3) Viva La Mexico? – Mexico continues to be one of our favorite places to hide out in EM within the context of our #UnderweightEM and Dollar #Bottoming? investment themes – the both of which have picked up steam of late. This morning’s decelerating inflation data for the month of March was confirming of both the trend lower in headline and core CPI, as well as our #Quad1 forecast for Q1. Furthermore, we see this persisting through Q3 of 2018. It is in this backdrop that Mexico (EWW; +5.9%) is outperforming all other major emerging markets indices in the YTD: EEM flat YTD; Brazil (EWZ; +3.8%); China (FXI; +0.8%); India (INDA; -4.2%); Indonesia (INDO; -5.2%); South Africa (EZA; -4.4%); South Korea (EWY; -1.4%); Russia (RSX; -5.9%); Taiwan (EWT; +4.2%); and Turkey (TUR; -8.0%).
A much improves valuation picture for Mexican equities, paired with a possible turn in the cycle and bullish setup for the Peso make for an interesting contrarian opportunity.
Investors thinking about Mexican equities can probably thank Trump for putting them on sale, as valuations have dropped from expensive to more neutral levels. In the process Mexican equity ETF AUM in the US has dropped to a 10 year low on an implied allocation basis.
One thing to look for when I see valuations fall is for some sort of improvement or bottoming out in the economic cycle after a period of slowdown. In this case, you can see the OECD composite leading indicator has dropped substantially, and you could argue on the monetary policy rate there is a certain component of ‘dry powder’, So it is starting to look like an interesting set up here.

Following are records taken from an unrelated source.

__device__ __forceinline__ void glds16(const char* base_, unsigned lane_off, unsigned lds_dst_) {
  const unsigned long long bv = (unsigned long long)base_;
  const unsigned b_hi = (unsigned)__builtin_amdgcn_readfirstlane((int)(bv >> 32));
  const unsigned b_lo = (unsigned)__builtin_amdgcn_readfirstlane((int)(unsigned)bv);
  const char* base = (const char*)(((unsigned long long)b_hi << 32) | (unsigned long long)b_lo);
  const unsigned lds_dst = __builtin_amdgcn_readfirstlane(lds_dst_);
  unsigned keep;
  asm volatile("s_mov_b32 %0, m0\n\ts_mov_b32 m0, %3\n\ts_nop 3\n\tglobal_load_lds_dwordx4 %2, %1\n\ts_mov_b32 m0, %0"
               : "=&s"(keep)
// ... 57 lines not shown
  h[0] = __builtin_bit_cast(f16x8, w0);
  h[1] = __builtin_bit_cast(f16x8, w1);
}
__device__ __forceinline__ void frag2(f16x8 (&a)[2], const char* chunk0) {
  a[0] = *reinterpret_cast<const f16x8*>(chunk0);
  a[1] = *reinterpret_cast<const f16x8*>(chunk0 + 1024);
}
typedef short s16x4 __attribute__((__vector_size__(4 * sizeof(short))));
typedef short s16x8 __attribute__((__vector_size__(8 * sizeof(short))));
struct TrLane {
  unsigned rm[2];
  unsigned tr[2];
};
__device__ __forceinline__ TrLane tr_lane(int lane) {
  const int hh = lane >> 5, r = lane & 31, g = (lane >> 4) & 1, q = (lane >> 2) & 3, p = lane & 3;
  TrLane t;
  t.rm[0] = (unsigned)(hh * 32 + (r ^ (4 * hh))) * 16u;
  t.rm[1] = (unsigned)(hh * 32 + (r ^ (4 * hh + 8))) * 16u;
  t.tr[0] = (unsigned)(g * 2048 + ((p & 1) * 32 + ((4 * hh + q) ^ (4 * (p & 1) + 8 * g))) * 16 + (p >> 1) * 8);
  t.tr[1] = t.tr[0] ^ 128u;
  return t;
}
typedef __attribute__((address_space(3))) char lchar;
__device__ __forceinline__ const lchar* tr_base(const char* img, unsigned off) {
  const lchar* b = (const lchar*)(img + off);
  asm("" : "+v"(b));
  return b;
}
__device__ __forceinline__ f16x8 tr_read8(const lchar* a0, const lchar* a1) {
  typedef __attribute__((address_space(3))) s16x4 lds4;
  const s16x4 lo = __builtin_amdgcn_ds_read_tr16_b64_v4i16((lds4*)a0);
  const s16x4 hi = __builtin_amdgcn_ds_read_tr16_b64_v4i16((lds4*)a1);
  return __builtin_bit_cast(f16x8, (s16x8)__builtin_shufflevector(lo, hi, 0, 1, 2, 3, 4, 5, 6, 7));
}
__device__ __forceinline__ void frag2(f16x8 (&a)[2], const lchar* chunk0) {
  typedef __attribute__((address_space(3))) f16x8 lds8;
  a[0] = *reinterpret_cast<const lds8*>(chunk0);
  a[1] = *reinterpret_cast<const lds8*>(chunk0 + 1024);
}
__device__ __forceinline__ void frag2_tr(f16x8 (&a)[2], const lchar* t0, const lchar* t1, int kgl, int rbd) {
  const int o = kgl * 256 + rbd * 4096;
  a[0] = tr_read8(t0 + o, t1 + o);
  a[1] = tr_read8(t0 + o + 1024, t1 + o + 1024);
}
__device__ __forceinline__ int ds_exp(float nrm_do, float nrm_v) {
  const float bt = 2.f * nrm_do * nrm_v;
  int g = bt > 0.f ? __builtin_amdgcn_frexp_expf(bt) : 0;
  return g < -100 ? -100 : (g > 100 ? 100 : g);
}

struct PackP {
  const float* src[4];
  long ld[4];
  char* rm[4];
  char* tr[4];
  int which[4];
  int* exps;
  float* nrm;
  const int* exps_in;
  const float* nrm_in;
  int B, T, H, Tp;
};

__global__ __launch_bounds__(256) void attn_pack_kernel(const PackP p) {
  __shared__ __attribute__((aligned(16))) float tile[64 * LDP];
  __shared__ float red[4];
  const int tid = threadIdx.x, z = blockIdx.x, w = p.which[blockIdx.y];
  const int b = z / p.H, h = z - b * p.H;
  const long ld = p.ld[w];
  const float* src = p.src[w] + (long)b * p.T * ld + h * D;
  const int r16 = tid >> 4, c4 = (tid & 15) << 2;
  const int nrb = p.Tp >> 5;
  char* rm = p.rm[w] ? p.rm[w] + (long)z * nrb * 8192 : nullptr;
  char* tr = p.tr[w] ? p.tr[w] + (long)z * p.Tp * 256 : nullptr;
  const int lane = tid & 63, cq = tid >> 6, hh = lane >> 5, r = lane & 31;
  auto rows = [&](int r0, float4 (&v)[4]) __attribute__((always_inline)) {
#pragma unroll
    for (int i = 0; i < 4; ++i) {
      const int row = r0 + 16 * i + r16;
      v[i] = row < p.T ? *reinterpret_cast<const float4*>(src + (long)row * ld + c4) : make_float4(0.f, 0.f, 0.f, 0.f);
    }
  };
  auto amax4 = [](const float4& a) { return fmaxf(fmaxf(fabsf(a.x), fabsf(a.y)), fmaxf(fabsf(a.z), fabsf(a.w))); };
  auto exp_of = [](float mx) {
    const int e = mx > 0.f ? __builtin_amdgcn_frexp_expf(mx) - 15 : 0;
    return e < -100 ? -100 : (e > 100 ? 100 : e);
  };
  float4 v[4];
  rows(0, v);
  float m0 = fmaxf(fmaxf(amax4(v[0]), amax4(v[1])), fmaxf(amax4(v[2]), amax4(v[3])));
  m0 = block_max_256(m0, red);
  int e = exp_of(m0) + 3;
  float mx = 0.f, nr = 0.f;
  for (int attempt = 0; attempt < 2; ++attempt) {
    if (attempt) rows(0, v);
    mx = 0.f;
    nr = 0.f;
    for (int r0 = 0; r0 < p.Tp; r0 += 64) {
#pragma unroll
      for (int i = 0; i < 4; ++i) {
        mx = fmaxf(mx, amax4(v[i]));
        float ss = v[i].x * v[i].x + v[i].y * v[i].y + v[i].z * v[i].z + v[i].w * v[i].w;
#pragma unroll
        for (int o = 8; o > 0; o >>= 1) ss += __shfl_xor(ss, o, 64);
        nr = fmaxf(nr, ss);
        *reinterpret_cast<float4*>(&tile[(16 * i + r16) * LDP + c4]) =
            make_float4(__builtin_amdgcn_ldexpf(v[i].x, -e), __builtin_amdgcn_ldexpf(v[i].y, -e),
                        __builtin_amdgcn_ldexpf(v[i].z, -e), __builtin_amdgcn_ldexpf(v[i].w, -e));
      }
      if (r0 + 64 < p.Tp) rows(r0 + 64, v);
      __syncthreads();
#pragma unroll
      for (int half = 0; half < 2; ++half) {
        const int rb = (r0 >> 5) + half;
        const float* th = tile + half * 32 * LDP;
        if (rm) {
          const float* t = th + r * LDP + 16 * cq + 4 * hh;
          const float4 u = *reinterpret_cast<const float4*>(t), q = *reinterpret_cast<const float4*>(t + 8);
          const float x[8] = {u.x, u.y, u.z, u.w, q.x, q.y, q.z, q.w};
          f16x8 hp[2];
          split2x8<true>(x, hp);
          char* c = rm + (long)((rb * 4 + cq) * 2) * 1024 + lane * 16;
          *reinterpret_cast<f16x8*>(c) = hp[0];
          *reinterpret_cast<f16x8*>(c + 1024) = hp[1];
        }
        if (tr) {
          const int kgl = cq >> 1, rbd = cq & 1;
          const float* t = th + (16 * kgl + 4 * hh) * LDP + 32 * rbd + r;
          float x[8];
#pragma unroll
          for (int j = 0; j < 8; ++j) x[j] = t[((j & 3) + 8 * (j >> 2)) * LDP];
          f16x8 hp[2];
          split2x8<true>(x, hp);
          char* c = tr + (long)(((2 * rb + kgl) * 2 + rbd) * 2) * 1024 + lane * 16;
          *reinterpret_cast<f16x8*>(c) = hp[0];
          *reinterpret_cast<f16x8*>(c + 1024) = hp[1];
        }
      }
      __syncthreads();
    }
    mx = block_max_256(mx, red);
    const int ex = exp_of(mx);
    if (ex <= e && ex >= e - 3) break;
    e = ex;
  }
  nr = block_max_256(nr, red);
  if (tid == 0) {
    p.exps[z * 4 + w] = e;
    p.nrm[z * 4 + w] = sqrtf(nr);
  }
  if (p.exps_in && tid < 3) {
    p.exps[z * 4 + tid] = p.exps_in[z * 4 + tid];
    p.nrm[z * 4 + tid] = p.nrm_in[z * 4 + tid];
  }
}

__global__ __launch_bounds__(256) void attn_ld_kernel(const float* __restrict__ dout, const float* __restrict__ out,
                                                      const float* __restrict__ lse, const float* __restrict__ nrm,
                                                      float* __restrict__ dsum, float* __restrict__ ld, int B, int T, int H,
                                                      int Tp, long E) {
  const long total = (long)B * H * Tp;
  const long g = ((long)blockIdx.x * 256 + threadIdx.x) >> 4;
  const int sub = threadIdx.x & 15;
  if (g >= total) return;
  const int z = (int)(g / Tp), t = (int)(g - (long)z * Tp);
  const int b = z / H, h = z - b * H;
  float s = 0.f;
  if (t < T) {
    const long off = ((long)b * T + t) * E + h * D + sub * 4;
    const float4 a = *reinterpret_cast<const float4*>(dout + off), c = *reinterpret_cast<const float4*>(out + off);
    s = a.x * c.x + a.y * c.y + a.z * c.z + a.w * c.w;
  }
#pragma unroll
  for (int o = 8; o > 0; o >>= 1) s += __shfl_xor(s, o, 64);
  if (sub == 0) {
    float2 v = make_float2(-INFINITY, 0.f);
    if (t < T) {
      dsum[(long)z * T + t] = s;
      v.x = -lse[(long)z * T + t] * LOG2E;
      v.y = __builtin_amdgcn_ldexpf(s, 14 - ds_exp(nrm[z * 4 + 3], nrm[z * 4 + 2]));
    }
    *reinterpret_cast<float2*>(ld + ((long)z * Tp + t) * 2) = v;
  }
}

constexpr int STG_F = 32 * 1024;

Final thought on this topic is the currency (often times, particularly with emerging markets, if you buy the equities you’re often also buying the currency due to lack of attractive hedging options). And from a quick glance at valuation vs PPP and the sentiment indicator (combines implied volatility and futures positioning), the currency adds to the value case.
Geopolitics is obviously a big issue, but I would consider that 2-way risk. There’s every possibility that NAFTA comes back from the brink ( probably the key risk on that front). And if you add to that a softening in the monetary policy stance or improvement in the economic cycle picture it could help trigger a re-rating in valuations.
A much-improved Valuation picture for Mexican equities, paired with a possible turn in the cycle and bullish setup for the Peso make for an interesting contrarian opportunity.